Available data START

int mvp_sa_train_forward_f32(int stage, const float* zf, const float* xyz, const float* centre, const int64_t* index, const float* wxyz,
                             int64_t B, int64_t N, int64_t M, int64_t K, int64_t C1, const float* bn1_mean, const float* bn1_invstd,
                             const float* bn1_gamma, const float* bn1_beta, const float* W2, int64_t C2, const float* bn2_mean,
                             const float* bn2_invstd, const float* bn2_gamma, const float* bn2_beta, const float* W3, int64_t C3,
                             double* stat, float eps, float momentum, float* mean, float* invstd, float* running_mean,
                             float* running_var, int64_t* num_batches_tracked, float* ymax, float* ymin, uint8_t* amax, uint8_t* amin,
                             mvp_stream_t stream);
int mvp_sa_train_backward_f32(int layer, const float* zf, const float* xyz, const float* centre, const int64_t* index, const float* wxyz,
                              int64_t B, int64_t N, int64_t M, int64_t K, int64_t C1, const float* bn1_mean, const float* bn1_invstd,
                              const float* bn1_gamma, const float* bn1_beta, const float* W2, int64_t C2, const float* bn2_mean,
                              const float* bn2_invstd, const float* bn2_gamma, const float* bn2_beta, const float* W3, int64_t C3,
                              const float* mean_i, const float* invstd_i, const float* gamma_i, const double* stat_i, float* dgamma_i,
                              float* dbeta_i, int training, const float* G, const float* pool_dout, const float* pool_out,
                              const uint8_t* pool_arg, float* dW, int64_t lddw, float* dZ, double* stat_prev, float* tsum, mvp_stream_t stream);
int mvp_sa_train_backward1_f32(const float* dz1, const int32_t* offsets, const int32_t* slots, const float* zf, const float* dsum,
                               const float* wxyz, const float* tsum, const double* zsum, const double* gsum, int64_t B, int64_t N, int64_t M,
                               int64_t K, int64_t C1, const float* mean, const float* invstd, const float* gamma, const double* stat,
                               int training, float* dgamma, float* dbeta, float* gz, float* dWxyz, int64_t lddw, mvp_stream_t stream);
int mvp_sa_geom_sums_f32(const int32_t* offsets, const int32_t* slots, const float* xyz, const float* centre, int64_t B, int64_t N, int64_t M,
                         int64_t K, float* dsum, double* gsum, mvp_stream_t stream);
int mvp_sa_train_stats1_f32(const float* zf, const float* dsum, const float* wxyz, const double* gsum, int64_t B, int64_t N, int64_t M, int64_t K,
                            int64_t C1, double* stat, double* zsum, float eps, float momentum, float* mean, float* invstd, float* running_mean,
                            float* running_var, int64_t* num_batches_tracked, mvp_stream_t stream);
int mvp_sa_train_stats1_ws_f32(const float* zf, const float* dsum, const float* wxyz, const double* gsum, int64_t B, int64_t N, int64_t M, int64_t K,
                               int64_t C1, double* stat, double* zsum, float eps, float momentum, float* mean, float* invstd, float* running_mean,
                               float* running_var, int64_t* num_batches_tracked, double* scratch, int64_t scratch_doubles, mvp_stream_t stream);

Available data END

Every entry is to be restated word for word.

## [Your solution]
int mvp_sa_train_forward_f32(int stage, const float* zf, const float* xyz, const float* centre, const int64_t* index, const float* wxyz,
                             int64_t B, int64_t N, int64_t M, int64_t K, int64_t C1, const float* bn1_mean, const float* bn1_invstd,
                             const float* bn1_gamma, const float* bn1_beta, const float* W2, int64_t C2, const float* bn2_mean,
                             const float* bn2_invstd, const float* bn2_gamma, const float* bn2_beta, const float* W3, int64_t C3,
                             double* stat, float eps, float momentum, float* mean, float* invstd, float* running_mean,
                             float* running_var, int64_t* num_batches_tracked, float* ymax, float* ymin, uint8_t* amax, uint8_t* amin,
                             mvp_stream_t stream);
int mvp_sa_train_backward_f32(int layer, const float* zf, const float* xyz, const float* centre, const int64_t* index, const float* wxyz,
                              int64_t B, int64_t N, int64_t M, int64_t K, int64_t C1, const float* bn1_mean, const float* bn1_invstd,
                              const float* bn1_gamma, const float* bn1_beta, const float* W2, int64_t C2, const float* bn2_mean,
                              const float* bn2_invstd, const float* bn2_gamma, const float* bn2_beta, const float* W3, int64_t C3,
                              const float* mean_i, const float* invstd_i, const float* gamma_i, const double* stat_i, float* dgamma_i,
                              float* dbeta_i, int training, const float* G, const float* pool_dout, const float* pool_out,
                              const uint8_t* pool_arg, float* dW, int64_t lddw, float* dZ, double* stat_prev, float* tsum, mvp_stream_t stream);
int mvp_sa_train_backward1_f32(const float* dz1, const int32_t* offsets, const int32_t* slots, const float* zf, const float* dsum,
                               const float* wxyz, const float* tsum, const double* zsum, const double* gsum, int64_t B, int64_t N, int64_t M,
                               int64_t K, int64_t C1, const float* mean, const float* invstd, const float* gamma, const double* stat,
                               int training, float* dgamma, float* dbeta, float* gz, float* dWxyz, int64_t lddw, mvp_stream_t stream);
int mvp_sa_geom_sums_f32(const int32_t* offsets, const int32_t* slots, const float* xyz, const float* centre, int64_t B, int64_t N, int64_t M,
                         int64_t K, float* dsum, double* gsum, mvp_stream_t stream);
int mvp_sa_train_stats1_f32(const float* zf, const float* dsum, const float* wxyz, const double* gsum, int64_t B, int64_t N, int64_t M, int64_t K,
                            int64_t C1, double* stat, double* zsum, float eps, float momentum, float* mean, float* invstd, float* running_mean,
                            float* running_var, int64_t* num_batches_tracked, mvp_stream_t stream);
int mvp_sa_train_stats1_ws_f32(const float* zf, const float* dsum, const float* wxyz, const double* gsum, int64_t B, int64_t N, int64_t M, int64_t K,
                               int64_t C1, double* stat, double* zsum, float eps, float momentum, float* mean, float* invstd, float* running_mean,
                               float* running_var, int64_t* num_batches_tracked, double* scratch, int64_t scratch_doubles, mvp_stream_t stream);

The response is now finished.